May be, Delhi metro should prove competition to DND flyway (two wheeler riders may opt for metro) but chances of travelers using cars being diverted to metro are very less in my opinion.

Stock Financials
Now, just imagine a company which has operating profit margins of like 76%, will make how much profit once it becomes debt free! NTBCL had debt of Rs. 358 crores in March 2005. As on Sept. 2011, the debt is down to Rs. 126 crores. At this speed, company may repay entire remaining debt within 2 years. And there after, you would have a company which is debt free, generates cash on the spot from toll collections with big operating profit margins.

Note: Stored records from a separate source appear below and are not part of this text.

static int api_ls_search(const aoc_problem* p, const aoc_params* prm, int32_t n_spec, const real* u, const real* x0,
                         const real* du, const real* J_cur, const real* descent, const real* J_trial0, real* stepsize,
                         int32_t* ntrials, void* scratch, size_t scratch_size, LsFrozen frozen = LsFrozen{nullptr, nullptr}) {
    int rc = check_problem(p);
    if (rc) return rc;
    if (!prm || !u || !x0 || !du || !J_cur || !descent || (!J_trial0 && n_spec > 0) || !stepsize || !ntrials || !scratch)
        return einval("aoc_linesearch: NULL argument");
    if (scratch_size < aoc_linesearch_scratch_bytes(p->B, p->T))
        return einval("aoc_linesearch: scratch of %zu bytes, %zu needed (aoc_linesearch_scratch_bytes)", scratch_size,
                      aoc_linesearch_scratch_bytes(p->B, p->T));
    if (prm->armijo_maxiters < 1 || prm->armijo_maxiters >= LS_MAX_STEPS)
        return einval("aoc_linesearch: armijo_maxiters = %d (1 .. %d)", prm->armijo_maxiters, LS_MAX_STEPS - 1);
    if (n_spec < 0 || n_spec > AOC_SPEC_MAX) return einval("aoc_linesearch: n_spec = %d (0 .. %d)", n_spec, AOC_SPEC_MAX);
    KConst k = make_const(p);
    hipStream_t st = (hipStream_t)p->stream;
    LsScratch sc;
    ls_layout(k.ntiles, scratch, &sc);
    const aoc_tuning& tn = tuning();
    if (ls_use_worklist(k.ntiles)) {
        const int cpl = tn.ls_cpl >= 4 ? 4 : tn.ls_cpl >= 2 ? 2 : 1;
        if (prm->armijo_maxiters > 255) return einval("aoc_linesearch: armijo_maxiters > 255");
        const int remaining = prm->armijo_maxiters > n_spec ? prm->armijo_maxiters - n_spec : 0;
        const int per_round = LS_WL_IPL * cpl;
        const int nrounds = remaining > 0 ? 1 + (remaining + per_round - 1) / per_round : 0;
        if (nrounds > LS_WL_ROUNDS)
            return einval("aoc_linesearch: armijo_maxiters = %d needs more than %d work-list rounds", prm->armijo_maxiters,
                          LS_WL_ROUNDS);
        if (hipMemsetAsync(sc.wl_count, 0, 2 * LS_WL_ROUNDS * sizeof(int), st) != hipSuccess)
            return check_launch("aoc_linesearch");
        hipLaunchKernelGGL(k_ls_init_wl, dim3(k.ntiles), dim3(TILE), 0, st, *prm, n_spec, cpl,
                           tn.ls_depth_min > 1 ? tn.ls_depth_min : 1, k.ntiles * TILE, J_cur, descent, J_trial0, stepsize,
                           ntrials, sc, frozen);
        const int ipl = (remaining + cpl - 1) / cpl < LS_WL_IPL ? (remaining + cpl - 1) / cpl : LS_WL_IPL;
        const int wcap = tn.ls_wcap > 0 ? tn.ls_wcap : 2048;
        for (int r = 0; r < nrounds; r++) {
            if (r == 0)
                hipLaunchKernelGGL(k_ls_plan_wl, dim3(k.ntiles), dim3(TILE), 0, st, prm->armijo_maxiters, n_spec, cpl,
                                   wcap * TILE, sc);
            else
                hipLaunchKernelGGL(k_ls_replan, dim3(k.ntiles), dim3(TILE), 0, st, prm->armijo_maxiters, cpl, r, stepsize,
                                   ntrials, sc);
#define LAUNCH_WL(C, PINNED)                                                                                      \
    AOC_DISPATCH_DR(k, D, RP,                                                                                  \
        hipLaunchKernelGGL((k_ls_trial_wl<D, RP, C, PINNED>), dim3(k.ntiles * ipl), dim3(TILE), 0, st, k, *prm, r,    \
                           (const real*)p->ref, u, x0, du, J_cur, descent, sc))
            if (cpl == 4) LAUNCH_WL(4, false);
            else if (cpl == 2) LAUNCH_WL(2, false);
            else {
                LAUNCH_WL(1, true);
                LAUNCH_WL(1, false);
            }
#undef LAUNCH_WL
        }
        return check_launch("aoc_linesearch");
    }
    const int wcap_env = tn.ls_wcap > 0 ? tn.ls_wcap : 1024;
    const int kgrow_set = tn.ls_kgrow;
    const int kgrow_env = kgrow_set > 0 ? kgrow_set : (k.ntiles <= 512 ? 9 : 1);
    const int wcap = k.ntiles > wcap_env ? k.ntiles : wcap_env;
    const bool trial_split = tn.trial_split != 0 && p->T >= 3;
    hipLaunchKernelGGL(k_ls_init, dim3(k.ntiles), dim3(TILE), 0, st, *prm, n_spec, k.ntiles * TILE, J_cur, descent,
                       J_trial0, stepsize, ntrials, sc, frozen);
    const int remaining = prm->armijo_maxiters - n_spec;
    int nrounds = remaining < LS_ROUNDS ? remaining : LS_ROUNDS;
    if (nrounds > 1 && (long)k.ntiles * remaining <= wcap_env && kgrow_env + 1 >= remaining) nrounds = 1;
    for (int r = 0; r < nrounds; r++) {
        const int last = (r == nrounds - 1);
        if (r > 0) hipLaunchKernelGGL(k_ls_resolve, dim3(k.ntiles), dim3(TILE), 0, st, sc, stepsize, ntrials);
        hipLaunchKernelGGL(k_ls_plan, dim3(1), dim3(1024), 0, st, k.ntiles, prm->armijo_maxiters, wcap_env, kgrow_env,
                           last, sc);
        const int grid = last ? k.ntiles * (remaining > 1 ? remaining : 1) : wcap;
        if (trial_split && k.ntiles <= 512) {
            AOC_DISPATCH_DR(k, D, RP,
                hipLaunchKernelGGL((k_ls_trial_split<D, RP>), dim3(grid), dim3(2 * TILE), 0, st, k, *prm, (const real*)p->ref, u,
                                   x0, du, J_cur, descent, sc));
        } else {
            AOC_DISPATCH_DR(k, D, RP,
                hipLaunchKernelGGL((k_ls_trial<D, RP>), dim3(grid), dim3(TILE), 0, st, k, *prm, (const real*)p->ref, u, x0, du,
                                   J_cur, descent, sc));
        }
    }
    return check_launch("aoc_linesearch");
}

Along with toll revenues, NTBCL also collects revenues by placing advertisements along side the entire bridge. And advertisement revenues are growing every year (up 20% in FY11 from 10 in FY10 to 12 crores). Under the project agreement with Noida authority, company has right to earn assured returns of 20% on total project cost through toll collection for 30 years from Jan 1999 onwards. The total project cost also includes major maintenance expenses on top of which the profit would be earned.

As in FY11, the total project cost with profit projections that NTBCL management has estimated stand at Rs.2021 crores. And to recover this money, NTBCL will have possession of DND flyway for 40 more years additional to 30 years in contract! There is an alternative using which company can recover these costs. The alternative is that Noida authority would award development rights of land along DND flyway to NTBCL. And this land is very precious and at prime location between Delhi and Noida. So there is a real estate play for company in future.

Stock Valuations
5 year median P/E ratio for NTBCL stands at 22. The stock trades at CMP of RS. 20 with P/E of just 10. Company’s EPS growth for last five years (CAGR) is about 25%. The PEG (Price earnings to Growth) ratio stands at 0.4. Any stock with PEG ratio lower than 1 can be considered as value stock. NTBCL can be called as a good value stock. Company has started paying dividends in 2010. Dividend was 50 paise per share which puts stock dividend yield at 2.5% annually at CMP of Rs. 20. As the debt would reduce in future, net profit would increase and so the dividends. You can expect NTBCL to be a good dividend yielding stock in future for long term.

All in all, Noida Toll Bridge is one of the very good stocks to buy for long term investment portfolio. It will pay you good stock dividend too. It has good scope for capital appreciation in future looking at current stock valuations. One may buy stocks of NTBCL at CMP (Rs.20) or below, which has limited downside.

Disclaimer: I own this stock at 22-23 levels and determined to add more at CMP and below for long term.